Gad, someone 'discovers' this every month. There's at least one big thread on it.
Another possibility, which is presented in both the original film and in the Frank Miller-written comic series "RoboCop vs. The Terminator", is that it's possible that the T-1000 was sent through time with a layer of cloned flesh on it.
Think about it, in the first film, it is established that the T-800 Terminator was able to go through because it had living tissue covering it. In "RoboCop vs. The Terminator", the final issue of the four part series, the Terminator-ized RoboCop goes back in time with a few missiles by covering himself and them with a huge chunk of cloned flesh.
It could be possible that there was a thin layer of cloned flesh on the T-1000 that didn't burn off until the chase scene from the Galleria (or possibly when the T-1000 exited out of the transport through time).
Tests.Here's another problem. If time travel in the "Terminator" universe is one-way, how did they know that nothing metal could go through?
Tests.
BTTF is a whole other time travel scenario... at least to the first Terminator movie's time travel, which is similar to the Twelve Monkey's time travel scenario: nothing can be changed, as the past has already happened. Sure, the terminator tried, but in effect, it just fulfilled it's true purpose in history and became the basis for the engineers to start working on something sophisticated enough that lead to Skynet.Time travel is so hysterically unrealistic and problematic in the first place, I don't see how a minor detail like something mentioned in a sentence in the first movie can affect the otherwise 'complicatedness' of time travel to a sufficient degree to be worth arguing.
And considering the leap in technology from the t-800 to the t-1000 there is a chance that they also had the time to make changes to the time machine.
Seriously, if we are to take a BTTF (which as far as I know is the most 'correct' time travel movie) as an example, Skynet would know the second Arnold was sent back in the first movie that they had failed. If they hadn't failed the 'future' would be changed instantaneously (from Skynet's perspective) Same for the second movie. Unless there is an alternate universe created for every space-time 'paradox', which would make it completely pointless.

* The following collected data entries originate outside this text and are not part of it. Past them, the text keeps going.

#define SR_NAS_DISPATCH(CALL)                                                                   \
  if (F == 24 && dtype == SR_DTYPE_BF16) { CALL(__bf16, 24) } else if (F == 24 && dtype == SR_DTYPE_F32) { CALL(float, 24) } \
  else if (F == 32 && dtype == SR_DTYPE_BF16) { CALL(__bf16, 32) } else if (F == 32 && dtype == SR_DTYPE_F32) { CALL(float, 32) } \
  else return -1;
#define SR_NAS_DISPATCH_F32(CALL)                                                               \
  if (F == 24 && dtype == SR_DTYPE_F32) { CALL(float, 24) } else if (F == 32 && dtype == SR_DTYPE_F32) { CALL(float, 32) } \
  else return -1;

extern "C" int sr_nas_dw_fwd(const void* yin, void* V, const float* dwp, int N, int H, int W, int F, int dtype,
                             sr_stream_t stream) {
  if (!yin || !V || !dwp || N <= 0 || H <= 0 || W <= 0 || N > 65535) return -2;
  hipStream_t st = (hipStream_t)stream;
  const long vs = (long)N * H * W * F;
  if (dtype == SR_DTYPE_BF16) {
    typedef NasCfg<24> C;
    const int tx = (W + C::TW - 1) / C::TW;
    dim3 g(tx * ((H + C::TH - 1) / C::TH), N);
    if (F == 24) hipLaunchKernelGGL((nas_dw_fwd_lc_kernel<24>), g, dim3(512), 0, st, (const __bf16*)yin, (__bf16*)V, dwp, H, W, tx, vs);
    else if (F == 32) hipLaunchKernelGGL((nas_dw_fwd_lc_kernel<32>), g, dim3(512), 0, st, (const __bf16*)yin, (__bf16*)V, dwp, H, W, tx, vs);
    else return -1;
    SR_HIP_CHECK_LAUNCH();
    return 0;
  }
#define CALL(T, F_) { typedef NasCfg<F_> C; const int tx = (W + C::TW - 1) / C::TW; dim3 g(tx * ((H + C::TH - 1) / C::TH), N); \
    hipLaunchKernelGGL((nas_dw_fwd_kernel<T, F_>), g, dim3(512), 0, st, (const T*)yin, (T*)V, dwp, H, W, tx, vs); }
  SR_NAS_DISPATCH_F32(CALL)
#undef CALL
  SR_HIP_CHECK_LAUNCH();
  return 0;
}
extern "C" int sr_nas_pw_fwd(const void* yin, const void* V, void* y, const void* frags, const float* tabs,
                             const float* scal, int N, int H, int W, int F, int dtype, sr_stream_t stream) {
  if (!yin || !V || !y || !frags || !tabs || !scal || N <= 0 || H <= 0 || W <= 0 || N > 65535) return -2;
  hipStream_t st = (hipStream_t)stream;
  const long vs = (long)N * H * W * F;
#define CALL(T, F_) { typedef NasCfg<F_> C; const int tx = (W + C::TW - 1) / C::TW; dim3 g(tx * ((H + C::TH - 1) / C::TH), N); \
    hipLaunchKernelGGL((nas_pw_fwd_kernel<T, F_>), g, dim3(576), 0, st, (const T*)yin, (const T*)V, (T*)y, (const T*)frags, tabs, scal, H, W, tx, vs); }
  SR_NAS_DISPATCH(CALL)
#undef CALL
  SR_HIP_CHECK_LAUNCH();
  return 0;
}
extern "C" int sr_nas_pw_bwd(const void* yin, const void* V, const void* gy, void* GZ, const void* frags,
                             const float* tabs, const float* scal, float* partial, int wgs, int N, int H, int W, int F,
                             int dtype, sr_stream_t stream) {
  if (!yin || !V || !gy || !GZ || !frags || !tabs || !scal || !partial || wgs <= 0 || N <= 0 || H <= 0 || W <= 0) return -2;
  hipStream_t st = (hipStream_t)stream;
  const long vs = (long)N * H * W * F;
#define CALL(T, F_) { typedef NasCfg<F_> C; const int tx = (W + C::TW - 1) / C::TW, tpi = tx * ((H + C::TH - 1) / C::TH); \
    hipLaunchKernelGGL((nas_pw_bwd_kernel<T, F_>), dim3(wgs), dim3(NasPwb<T>::THREADS), 0, st, (const T*)yin, (const T*)V, (const T*)gy, (T*)GZ, (const T*)frags, tabs, scal, partial, N, H, W, tx, tpi, vs); }
  SR_NAS_DISPATCH(CALL)
#undef CALL
  SR_HIP_CHECK_LAUNCH();
  return 0;
}
extern "C" int sr_nas_dw_bwd(const void* yin, const void* GZ, const void* gy, void* gyin, const float* dwp,
                             float* partial, int wgs, int N, int H, int W, int F, int dtype, sr_stream_t stream) {
  if (!yin || !GZ || !gy || !gyin || !dwp || !partial || wgs <= 0 || N <= 0 || H <= 0 || W <= 0) return -2;
  hipStream_t st = (hipStream_t)stream;
  const long vs = (long)N * H * W * F;
  if (dtype == SR_DTYPE_BF16) {
    typedef NasCfg<24> C;
    const int tx = (W + C::TW - 1) / C::TW, tpi = tx * ((H + C::TH - 1) / C::TH);
    if (F == 24) hipLaunchKernelGGL((nas_dw_bwd_lc_kernel<24>), dim3(wgs), dim3(NAS_DW_BWD_THREADS), 0, st, (const __bf16*)yin, (const __bf16*)GZ, (const __bf16*)gy, (__bf16*)gyin, dwp, partial, N, H, W, tx, tpi, vs);
    else if (F == 32) hipLaunchKernelGGL((nas_dw_bwd_lc_kernel<32>), dim3(wgs), dim3(NAS_DW_BWD_THREADS), 0, st, (const __bf16*)yin, (const __bf16*)GZ, (const __bf16*)gy, (__bf16*)gyin, dwp, partial, N, H, W, tx, tpi, vs);
    else return -1;
    SR_HIP_CHECK_LAUNCH();
    return 0;
  }
#define CALL(T, F_) { typedef NasCfg<F_> C; const int tx = (W + C::TW - 1) / C::TW, tpi = tx * ((H + C::TH - 1) / C::TH); \
    hipLaunchKernelGGL((nas_dw_bwd_kernel<T, F_>), dim3(wgs), dim3(512), 0, st, (const T*)yin, (const T*)GZ, (const T*)gy, (T*)gyin, dwp, partial, N, H, W, tx, tpi, vs); }
  SR_NAS_DISPATCH_F32(CALL)
#undef CALL
  SR_HIP_CHECK_LAUNCH();
  return 0;
}

extern "C" int sr_nas_dw_wgrad(const void* yin, const void* GZ, const float* dwp, float* partial, int wgs, int N, int H,
                               int W, int F, int dtype, sr_stream_t stream) {
  if (!yin || !GZ || !dwp || !partial || wgs <= 0 || N <= 0 || H <= 0 || W <= 0) return -2;
  hipStream_t st = (hipStream_t)stream;
  const long vs = (long)N * H * W * F;
  if (dtype == SR_DTYPE_BF16) {
    typedef NasCfg<24> C;
    const int tx = (W + C::TW - 1) / C::TW, tpi = tx * ((H + C::TH - 1) / C::TH);
    if (F == 24) hipLaunchKernelGGL((nas_dw_wgrad3_kernel<24>), dim3(wgs), dim3(768), 0, st, (const __bf16*)yin, (const __bf16*)GZ, dwp, partial, N, H, W, tx, tpi, vs);
    else if (F == 32) hipLaunchKernelGGL((nas_dw_wgrad3_kernel<32>), dim3(wgs), dim3(768), 0, st, (const __bf16*)yin, (const __bf16*)GZ, dwp, partial, N, H, W, tx, tpi, vs);
    else return -1;
    SR_HIP_CHECK_LAUNCH();
    return 0;
  }
#define CALL(T, F_) { typedef NasCfg<F_> C; const int tx = (W + C::TW - 1) / C::TW, tpi = tx * ((H + C::TH - 1) / C::TH); \
    hipLaunchKernelGGL((nas_dw_wgrad_kernel<T, F_>), dim3(wgs, 3), dim3(768), 0, st, (const T*)yin, (const T*)GZ, dwp, partial, N, H, W, tx, tpi, vs); }
  SR_NAS_DISPATCH_F32(CALL)
#undef CALL
  SR_HIP_CHECK_LAUNCH();
  return 0;
}

namespace {
template <typename T> int net_pack(const sr_wdsr_net_t* n, hipStream_t st) {
  const int cb = (n->n_chan + 3) / 4, bb = (n->n_bias + 255) / 256;
  hipLaunchKernelGGL(wn_src_kernel, dim3(cb + bb), dim3(256), 0, st, n->flat, n->src, (const int4*)n->chan_tab,
                     n->n_chan, n->bias_tab, n->bias_const, n->n_bias, cb);
  PackSegs ps;
  ps.nseg = 4;
  int blk = 0;
  auto add = [&](int k, const int* idx, void* out, long off, long stride, int cnt, int reps, int as_float) {
    ps.s[k] = PackSeg{idx, out, off, stride, cnt, reps, as_float, blk};
    blk += reps * ((cnt + 255) / 256);
  };
  add(0, n->idx_head, n->blob_head, n->src_head_off, 0, n->n_idx_head, 1, 0);
  add(1, n->idx_body, n->blob_body, n->src_body_off, n->src_body_stride, n->n_idx_body, n->NB, 0);
  add(2, n->idx_cinit, n->cinit_body, n->src_body_off, n->src_body_stride, n->n_idx_cinit, n->NB, 1);
  add(3, n->idx_tail, n->blob_tail, n->src_tail_off, 0, n->n_idx_tail, 1, 0);
  hipLaunchKernelGGL((pack_all_kernel<T>), dim3(blk), dim3(256), 0, st, n->src, ps);
  SR_HIP_CHECK_LAUNCH();
  return 0;
}
}

static bool net_saves_side_images(const sr_wdsr_net_t* n, bool backward) {
  return (n->F == 24 || n->F == 32) && n->dtype == SR_DTYPE_BF16 && n->tsave && (!backward || n->dtsave);
}
static long net_tiles(const sr_wdsr_net_t* n) {
  const Tiles t = block_tiles(n->H, n->W);
  return (long)n->N * t.x * t.y;
}
static bool net_uses_pairs(const sr_wdsr_net_t* n) {
  return n->dtype == SR_DTYPE_BF16 && net_tiles(n) <= 384 && (n->F == 24 || (n->F == 32 && !n->one_block32));
}
static bool net_step_fuses_tail(const sr_wdsr_net_t* n) {
  return n->dtype == SR_DTYPE_BF16 && n->R == 4 && (n->F == 24 || n->F == 32) && n->hr && n->N <= 65535;
}
static size_t side_image_bytes(const sr_wdsr_net_t* n) {
  typedef WdsrDims<24>::Cfg C;
  const Tiles t = block_tiles<C>(n->H, n->W);
  const int lp = n->F == 24 ? C::LP : WdsrDims<32>::Cfg::LP;
  return (size_t)n->N * ((size_t)t.x * t.y) * C::TH * C::TW * lp * 2;
}
struct NetView {
  const sr_wdsr_net_t* n;
  bool keeps_side;
  size_t esz = n->dtype == SR_DTYPE_BF16 ? 2 : 4;
  size_t act_bytes = (size_t)n->N * n->H * n->W * n->F * esz, blob_bytes = (size_t)n->n_idx_body * esz;
  size_t side_bytes = side_image_bytes(n);
  char* act(int i) const { return (char*)n->acts + (size_t)i * act_bytes; }
  char* grad(int i) const { return (char*)n->grads + (size_t)i * act_bytes; }
  char* blob(int i) const { return (char*)n->blob_body + (size_t)i * blob_bytes; }
  const float* cinit(int i) const { return n->cinit_body + (size_t)i * n->n_idx_cinit; }
  char* tsave(int i) const { return keeps_side ? (char*)n->tsave + (size_t)i * side_bytes : nullptr; }
  char* dtsave(int i) const { return keeps_side ? (char*)n->dtsave + (size_t)i * side_bytes : nullptr; }
};

extern "C" int sr_wdsr_net_forward(const sr_wdsr_net_t* n, int flags, sr_stream_t stream) {
  if (!n || !n->flat || !n->src) return -2;
  if (!(flags & SR_NET_PACK_ONLY) && (!n->x || !n->acts || !n->out)) return -2;
  hipStream_t st = (hipStream_t)stream;
  const int save_acts = flags & SR_NET_SAVE_ACTS;
  int rc = 0;
  if (!(flags & SR_NET_WEIGHTS_PACKED)) rc = n->dtype == SR_DTYPE_BF16 ? net_pack<__bf16>(n, st) : net_pack<float>(n, st);
  if (rc || (flags & SR_NET_PACK_ONLY)) return rc;
  const NetView v{n, save_acts && net_saves_side_images(n, false)};
  char* acts = v.act(0);
  if ((rc = sr_head_fwd(n->x, acts, n->blob_head, n->mean, n->N, n->H, n->W, n->F, n->dtype, stream))) return rc;
  char* cur = acts;
  const bool pairs = net_uses_pairs(n) || (n->F == 24 && n->dtype == SR_DTYPE_BF16 &&
                                           ((!save_acts && net_tiles(n) >= 768) || fwd_stream_applies(n->N, n->H, n->W)));
  for (int i = 0, nb; i < n->NB; i += nb) {
    nb = pairs && i + 1 < n->NB ? 2 : 1;
    char* nxt = save_acts ? v.act(i + nb) : (cur == acts ? v.act(1) : acts);
    if (nb == 2)
      rc = sr_wdsr_block2_fwd(cur, save_acts ? v.act(i + 1) : nullptr, nxt, v.blob(i), v.blob(i + 1), v.cinit(i), v.cinit(i + 1),
                              v.tsave(i), v.tsave(i + 1), n->N, n->H, n->W, n->F, n->dtype, stream);
    else if (pairs)
      rc = sr_wdsr_fwd_rs(cur, nullptr, nxt, v.blob(i), nullptr, v.cinit(i), nullptr, v.tsave(i), nullptr, 1, n->N, n->H, n->W, n->F,
                          n->dtype, stream);
    else if (v.keeps_side)
      rc = dispatch_f(n->F, [&](auto d) {
        return launch_block_fwd<__bf16, decltype(d)::F>(cur, nxt, v.blob(i), v.cinit(i), n->N, n->H, n->W, st, v.tsave(i));
      });
    else
      rc = sr_wdsr_block_fwd(cur, nxt, v.blob(i), v.cinit(i), n->N, n->H, n->W, n->F, n->dtype, stream);
    if (rc) return rc;
    cur = nxt;
  }
  if (flags & SR_NET_SKIP_TAIL) return 0;
  return sr_tail_fwd(cur, n->x, n->out, n->blob_tail, n->mean, n->N, n->H, n->W, n->F, n->R, n->dtype, stream);
}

T2 is still one of my favourite movies though
(alongside Mad Max 2 in which people use muscle cars to fight each other over fuel ,in a world almost void of fuel, do I like unrealistic plots?)
Here's another problem. If time travel in the "Terminator" universe is one-way, how did they know that nothing metal could go through?
Skynet sent stuff through time and saw what happened. A day back would be enough.